The Data-as-a-Service Platform is only accessible via the Workday Microservice. The authorization is at a service level between Workday Services and Microservice. From Microservice to Redshift, it is a Virtual Private Cloud with an SSL certificate and username and password authentication.
The data is transferred from the customer via TLS (Transport Layer Security, https). It is then encrypted at rest via AWS KMS Keys.
After much research, we have identified two methods of protecting the customers’ anonymity:
- Differential privacy and error injection.
- Thresholding as a strategy.
We have received customer feedback against injecting error into the benchmark results. This made the thresholding strategy more desirable. It also fits well with the way the quantiles are computed. Below is an example report output with mock data using the thresholding strategy:
Use Cases That Are Prime for the DaaS Platform
Benchmarking solution: A global automated data collection and analytical system that allows Workday customers to compare their company performance indicators to their peers in their industry.
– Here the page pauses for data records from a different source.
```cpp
struct ConvParams {
    const float* x;
    const float* w;
    float* y;
    const float* scale;
    const float* shift;
    const float* residual;
    const float* in_scale;
    const int32_t* n_img_dev;
    int n_img, H, W, Cin, Ho, Wo, Cout, KH, KW, stride, pad;
    int a_img_div;
    int relu;
    int K;
    int n_tiles_n;
    int band_nt, band_mt;
    float* ws;
    int splits, kt_per_split;
#ifdef FGN_EXPERIMENTS
    int32_t* tickets;
    int32_t* sched;
    int sk_U, sk_dp;
#endif
// ... 1378 lines not shown
                                            const void* w_x3, float* y, const float* shift, int rows, int Cin1, int Cin2,
                                            int Cout, int cout_pad, int relu, hipStream_t stream) {
    if (!x || !x2 || !w_x3 || !y) return FGN_ERR_ARG;
    if (rows <= 0) return FGN_OK;
    if (Cin1 % BK || Cin2 % BK || Cin1 <= 0 || Cin2 <= 0 || (Cout & 3) || cout_pad % X3_BN || cout_pad < Cout) return FGN_ERR_SHAPE;
    if ((!x2_rows && x2_total_rows != rows) || x2_total_rows < 1) return FGN_ERR_ARG;
    const int K = Cin1 + Cin2;
    const long long xb = (long long)rows * Cin1 * 4, x2b = (long long)x2_total_rows * Cin2 * 4;
    const long long wb = (long long)fgn_x3_image_bytes(K, cout_pad, 1);
    if (xb >= 0x7fffff00ll || x2b >= 0x7fffff00ll || wb >= 0x7fffff00ll || (long long)rows * Cout >= (1ll << 31)) return FGN_ERR_SHAPE;
    ConvParams p;
    x3_base_params(p);
    p.x = x; p.y = y; p.shift = shift;
    p.x2 = x2; p.x2_bytes = (unsigned)x2b; p.kt1 = Cin1 / BK; p.cin2 = Cin2; p.x2_rows = x2_rows;
    p.n_img = rows; p.Cin = Cin1; p.Cout = Cout; p.relu = relu; p.K = K;
    p.kt_per_split = K / BK; p.x_bytes = (unsigned)xb;
    p.w3 = w_x3; p.w3_bytes = (unsigned)wb; p.npad3 = cout_pad;
    return launch_x3(p, rows, 0, 6, stream);
}

extern "C" int fgn_winograd_gemm_x3_f32(const float* V, const void* U_x3, float* Mo, const int32_t* n_img_dev, int n_img,
                                        int tiles_per_img, int t_pad, int Cin, int Cout, int cout_pad, int n_groups,
                                        hipStream_t stream) {
    if (!V || !U_x3 || !Mo) return FGN_ERR_ARG;
    if (n_img <= 0) return FGN_OK;
    if (Cin % BK != 0 || Cin < 2 * BK || Cout % 4 != 0 || cout_pad % X3_BN != 0 || cout_pad < Cout || t_pad % 64 != 0 ||
        (n_groups != 16 && n_groups != 36) || (long long)n_img * tiles_per_img > t_pad)
        return FGN_ERR_SHAPE;
    const long long rows = (long long)n_groups * t_pad;
    const long long xb = rows * Cin * 4, wb = (long long)fgn_x3_image_bytes(Cin, cout_pad, n_groups);
    if (xb >= 0x7fffff00ll || wb >= 0x7fffff00ll || rows * Cout >= (1ll << 31)) return FGN_ERR_SHAPE;
    ConvParams p;
    x3_base_params(p);
    p.x = V; p.y = Mo;
    p.n_img = (int)rows; p.Cin = Cin; p.Cout = Cout; p.K = Cin; p.kt_per_split = Cin / BK; p.x_bytes = (unsigned)xb;
    p.grp_rows = t_pad; p.grp_valid = n_img * tiles_per_img; p.grp_items = n_img;
    p.grp_rows_per_item = tiles_per_img; p.grp_count_dev = n_img_dev;
    p.w3 = U_x3; p.w3_bytes = (unsigned)wb; p.npad3 = cout_pad;
    return launch_x3(p, (int)rows, 0, 6, stream);
}

static int h2_pick(long long M, int Cout, int K, int grp_rows, int grp_valid, int bm) {
    if (bm == 264) return (grp_rows && grp_rows % 128) ? 0 : 264;
    if (bm != 0) return x3_pick_bm(M, Cout, K, grp_rows, grp_valid, bm);
    if (Cout <= 64) {
        if (grp_rows && grp_rows % 128) return 0;
        if (Cout < 48 || (M + 127) / 128 < 256) return 0;
        return 264;
    }
    const int bm_x3 = x3_pick_bm(M, Cout, K, grp_rows, grp_valid, 0);
    return (bm_x3 == 128 && !grp_rows) ? 64 : bm_x3;
}

template <int WMW, int WNW, int RB, int NST, bool IM2COL>
static int launch_h2_cfg(ConvParams& p, const H2Im2col& q2, int M_max, hipStream_t stream) {
    constexpr int BM = 32 * RB * WMW, BN = 64 * WNW;
    const int m_tiles = cdiv(M_max, BM);
    p.n_tiles_n = cdiv(p.Cout, BN);
    {
        const long long per_nt = (long long)BN * p.K * 4;
        p.band_nt = 0; p.band_mt = 0;
        if (per_nt * p.n_tiles_n > 2048 * 1024) {
            int nb = (int)std::max<long long>(1, 2048 * 1024 / per_nt);
            while (nb > 1 && p.n_tiles_n % nb) --nb;
            const int mt = p.grp_rows ? p.grp_rows / BM : m_tiles;
            if (nb < p.n_tiles_n && mt > 0 && m_tiles % mt == 0) { p.band_nt = nb; p.band_mt = mt; }
        }
    }
    const int tiles = m_tiles * p.n_tiles_n;
    static unsigned long long ok = 0ull;
    hipError_t attr = fgn_allow_full_lds(reinterpret_cast<const void*>(conv_pw_h2_kernel<WMW, WNW, RB, NST, IM2COL>), &ok);
    if (attr != hipSuccess) return (int)attr;
    const size_t lds = (size_t)NST * (BM * 128 + 2 * BN * 64);
    const int per_cu = std::min(3, (int)(160 * 1024 / lds));
    const int grid = std::min(256 * per_cu, (tiles + 7) / 8 * 8);
    p.stamp = fgn_next_stamp_record();
    FGN_LAUNCH_TIMED((conv_pw_h2_kernel<WMW, WNW, RB, NST, IM2COL>), dim3(grid), dim3(64 * WMW * WNW), lds, stream, p, q2, tiles);
    FGN_LAUNCH_CHECK();
    return FGN_OK;
}

extern "C" size_t fgn_h2_image_bytes(int K, int npad, int n_groups) { return (size_t)n_groups * npad * ((size_t)K * 4 + 4); }
extern "C" int fgn_h2_row_tile(long long M, int Cout, int K, int grp_rows, int grp_valid) {
    return h2_pick(M, Cout, K, grp_rows, grp_valid, 0);
}

static int launch_h2(const ConvParams& p0, int M_max, int n_groups, int bm, hipStream_t stream, const H2Im2col* im = nullptr) {
    ConvParams p = p0;
    if (!p.w3 || p.npad3 % H2_BN || p.npad3 < p.Cout || (p.Cout & 3) || p.K % BK || p.K < 2 * BK || p.splits != 1) return FGN_ERR_SHAPE;
    const size_t img = (size_t)n_groups * p.K * p.npad3 * 4;
    p.w3_bytes = (unsigned)img;
    p.w_inv = reinterpret_cast<const float*>(static_cast<const char*>(p.w3) + img);
    H2Im2col none;
    none.y1 = nullptr; none.x_off0 = none.x_off1 = 0u; none.M0 = none.M1 = 0; none.H1 = none.W1 = none.Ho1 = none.Wo1 = 1; none.cin_shift = 0;
    if (bm != 0 && bm != 64 && bm != 128 && bm != 264) return FGN_ERR_SHAPE;
    const int cfg = h2_pick(M_max, p.Cout, p.K, p.grp_rows, p.grp_valid, bm);
    if (cfg == 0) return FGN_ERR_SHAPE;
    if (im) {
        if (cfg == 264) return launch_h2_cfg<4, 1, 1, 2, true>(p, *im, M_max, stream);
        return cfg == 128 ? launch_h2_cfg<2, 2, 2, 2, true>(p, *im, M_max, stream) : launch_h2_cfg<2, 2, 1, 2, true>(p, *im, M_max, stream);
    }
    if (cfg == 264) return launch_h2_cfg<4, 1, 1, 2, false>(p, none, M_max, stream);
    return cfg == 128 ? launch_h2_cfg<2, 2, 2, 2, false>(p, none, M_max, stream) : launch_h2_cfg<2, 2, 1, 2, false>(p, none, M_max, stream);
}

extern "C" int fgn_conv2d_pair_h2_nhwc_f32(const float* x0, int n_img0, int H0, int W0, const float* x1, int n_img1, int H1,
                                           int W1, const void* w_h2, float* y0, float* y1, const float* scale,
                                           const float* shift, int Cin, int Cout, int cout_pad, int KH, int KW, int stride,
                                           int pad, int relu, hipStream_t stream) {
    if (!x0 || !w_h2 || !y0 || (x1 && !y1)) return FGN_ERR_ARG;
    if (n_img0 <= 0 || (x1 && n_img1 <= 0)) return FGN_ERR_SHAPE;
    const int ct = Cin / BK;
    if (Cin % BK || (ct & (ct - 1)) || KH != KW || (KW != 1 && KW != 3) || stride < 1 || pad < 0 || (Cout & 3) ||
        cout_pad % H2_BN || cout_pad < Cout || H0 <= 0 || W0 <= 0)
        return FGN_ERR_SHAPE;
    const int Ho0 = (H0 + 2 * pad - KH) / stride + 1, Wo0 = (W0 + 2 * pad - KW) / stride + 1;
    const int Ho1 = x1 ? (H1 + 2 * pad - KH) / stride + 1 : 1, Wo1 = x1 ? (W1 + 2 * pad - KW) / stride + 1 : 1;
    if (Ho0 <= 0 || Wo0 <= 0 || Ho1 <= 0 || Wo1 <= 0) return FGN_ERR_SHAPE;
    const long long M0 = (long long)n_img0 * Ho0 * Wo0, M1 = x1 ? (long long)n_img1 * Ho1 * Wo1 : 0;
    const long long b0 = (long long)n_img0 * H0 * W0 * Cin * 4, b1 = x1 ? (long long)n_img1 * H1 * W1 * Cin * 4 : 0;
    const char* lo = reinterpret_cast<const char*>(x0);
    if (x1 && reinterpret_cast<const char*>(x1) < lo) lo = reinterpret_cast<const char*>(x1);
    const long long off0 = reinterpret_cast<const char*>(x0) - lo, off1 = x1 ? reinterpret_cast<const char*>(x1) - lo : 0;
    const long long span = std::max(off0 + b0, off1 + b1);
    const int K = KH * KW * Cin;
    const long long wb = (long long)fgn_h2_image_bytes(K, cout_pad, 1);
    if (span >= 0x7fffff00ll || wb >= 0x7fffff00ll || (M0 + M1) * Cout >= (1ll << 31)) return FGN_ERR_SHAPE;
    ConvParams p;
    x3_base_params(p);
    p.x = reinterpret_cast<const float*>(lo); p.x_bytes = (unsigned)span; p.y = y0; p.scale = scale; p.shift = shift;
    p.n_img = n_img0; p.H = H0; p.W = W0; p.Ho = Ho0; p.Wo = Wo0; p.Cin = Cin; p.Cout = Cout; p.relu = relu;
    p.KH = KH; p.KW = KW; p.stride = stride; p.pad = pad; p.K = K; p.kt_per_split = K / BK;
    p.w3 = w_h2; p.npad3 = cout_pad;
    H2Im2col q;
    q.y1 = y1; q.x_off0 = (unsigned)off0; q.x_off1 = (unsigned)off1; q.M0 = (int)M0; q.M1 = (int)M1;
    q.H1 = x1 ? H1 : 1; q.W1 = x1 ? W1 : 1; q.Ho1 = Ho1; q.Wo1 = Wo1;
    q.cin_shift = 0;
    while ((1 << q.cin_shift) < ct) ++q.cin_shift;
    return launch_h2(p, (int)(M0 + M1), 1, 0, stream, &q);
}

extern "C" int fgn_gemm_h2_f32(const float* x, const void* w_h2, float* y, const float* shift, const float* residual,
                               int rows, int K, int Cout, int npad, int relu, int grp_rows, int grp_valid, int n_groups,
                               int bm, hipStream_t stream) {
    if (!x || !w_h2 || !y) return FGN_ERR_ARG;
    if (rows <= 0) return FGN_OK;
    if (K % BK || K <= 0 || (Cout & 3) || npad % H2_BN || npad < Cout || n_groups < 1) return FGN_ERR_SHAPE;
    if (n_groups > 1 && (grp_rows <= 0 || (long long)n_groups * grp_rows != rows || grp_valid > grp_rows)) return FGN_ERR_SHAPE;
    const long long xb = (long long)rows * K * 4, wb = (long long)fgn_h2_image_bytes(K, npad, n_groups);
    if (xb >= 0x7fffff00ll || wb >= 0x7fffff00ll || (long long)rows * Cout >= (1ll << 31)) return FGN_ERR_SHAPE;
    ConvParams p;
    x3_base_params(p);
    p.x = x; p.y = y; p.shift = shift; p.residual = residual;
    p.n_img = rows; p.Cin = K; p.Cout = Cout; p.relu = relu; p.K = K; p.kt_per_split = K / BK; p.x_bytes = (unsigned)xb;
    p.grp_rows = n_groups > 1 ? grp_rows : 0; p.grp_valid = grp_valid;
    p.w3 = w_h2; p.npad3 = npad;
// ... 98 lines not shown
```

fgn_amd/csrc/conv_pw_h2.h:

```cpp
#pragma once

typedef _Float16 f16x8_t __attribute__((ext_vector_type(8)));

struct H2Frag { f16x8_t hi, lo; };

__device__ __forceinline__ void h2_split4(const float x0, const float x1, const float x2, const float x3, const float s,
                                          unsigned& h01, unsigned& h23, unsigned& l01, unsigned& l23) {
    asm("v_fma_mixlo_f16 %0, %4, %8, 0\n\t"
        "v_fma_mixlo_f16 %1, %6, %8, 0\n\t"
        "v_fma_mixhi_f16 %0, %5, %8, 0\n\t"
        "v_fma_mixhi_f16 %1, %7, %8, 0\n\t"
        "v_fma_mixlo_f16 %2, %4, %8, -%0 op_sel:[0,0,0] op_sel_hi:[0,0,1]\n\t"
        "v_fma_mixlo_f16 %3, %6, %8, -%1 op_sel:[0,0,0] op_sel_hi:[0,0,1]\n\t"
        "v_fma_mixhi_f16 %2, %5, %8, -%0 op_sel:[0,0,1] op_sel_hi:[0,0,1]\n\t"
        "v_fma_mixhi_f16 %3, %7, %8, -%1 op_sel:[0,0,1] op_sel_hi:[0,0,1]\n\t"
        "s_nop 1"
        : "=&v"(h01), "=&v"(h23), "=&v"(l01), "=&v"(l23)
        : "v"(x0), "v"(x1), "v"(x2), "v"(x3), "s"(s));
}

__device__ __forceinline__ H2Frag h2_split(const float4& a, const float4& b, const float s) {
    unsigned h[4], l[4];
    h2_split4(a.x, a.y, a.z, a.w, s, h[0], h[1], l[0], l[1]);
    h2_split4(b.x, b.y, b.z, b.w, s, h[2], h[3], l[2], l[3]);
    H2Frag f;
    f.hi = __builtin_bit_cast(f16x8_t, make_uint4(h[0], h[1], h[2], h[3]));
    f.lo = __builtin_bit_cast(f16x8_t, make_uint4(l[0], l[1], l[2], l[3]));
    return f;
}

__device__ __forceinline__ float h2_absmax16(const float4& a, const float4& b, const float4& c, const float4& d) {
    float m;
    asm("v_max3_f32 %0, |%1|, |%2|, 0\n\t"
        "v_max3_f32 %0, |%3|, |%4|, %0\n\t"
        "v_max3_f32 %0, |%5|, |%6|, %0\n\t"
        "v_max3_f32 %0, |%7|, |%8|, %0\n\t"
        "v_max3_f32 %0, |%9|, |%10|, %0\n\t"
        "v_max3_f32 %0, |%11|, |%12|, %0\n\t"
        "v_max3_f32 %0, |%13|, |%14|, %0\n\t"
        "v_max3_f32 %0, |%15|, |%16|, %0"
        : "=&v"(m)
        : "v"(a.x), "v"(a.y), "v"(a.z), "v"(a.w), "v"(b.x), "v"(b.y), "v"(b.z), "v"(b.w),
          "v"(c.x), "v"(c.y), "v"(c.z), "v"(c.w), "v"(d.x), "v"(d.y), "v"(d.z), "v"(d.w));
    return m;
}
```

Single version for 3rd-party data: The DaaS Platform can act as a single global, secure and performant storage with key-value pair search capabilities. For example, Workday applications can utilize publicly available data for supply chain vendor integration or the geo-location data sets.
Marketplace for configuration data across customer tenants: The DaaS Platform can be enhanced to store and allow sharing of configuration data across customer tenants. For example, professional services firms can share high-value custom report definitions, or a customer can share configurations that they find useful.
Billing and metering: The Workday Cloud Platform API usage and metering data sets are currently hosted on the DaaS Platform. This can be expanded to be a single billing system for all Workday applications that require a billing solution.
Near-real time performance optimizations: Workday services can register incremental usage statistics to the DaaS platform. Those services can then make data-driven runtime analysis and adjustments by utilizing the real-time aspect of the DaaS query capabilities. Examples are dynamic ordering of report filters at report runtime based on field execution statistics, or transaction commit logic that can be optimized per task.
The Road Ahead
As far as the product road map, we’re looking at:
- Custom benchmarking.
- More enhancements on Workday Cloud Platform API usage and metering.
- Global data sets such as geo location data, Japanese and Korean postal codes.
- Machine learning and taxonomy mapping.
Customers can join the Benchmarking solution by signing the Innovation Services Order form and opting into the Categories within their tenant.
We’re excited for you to join our Data-as-a-Service family! Thank you for reading.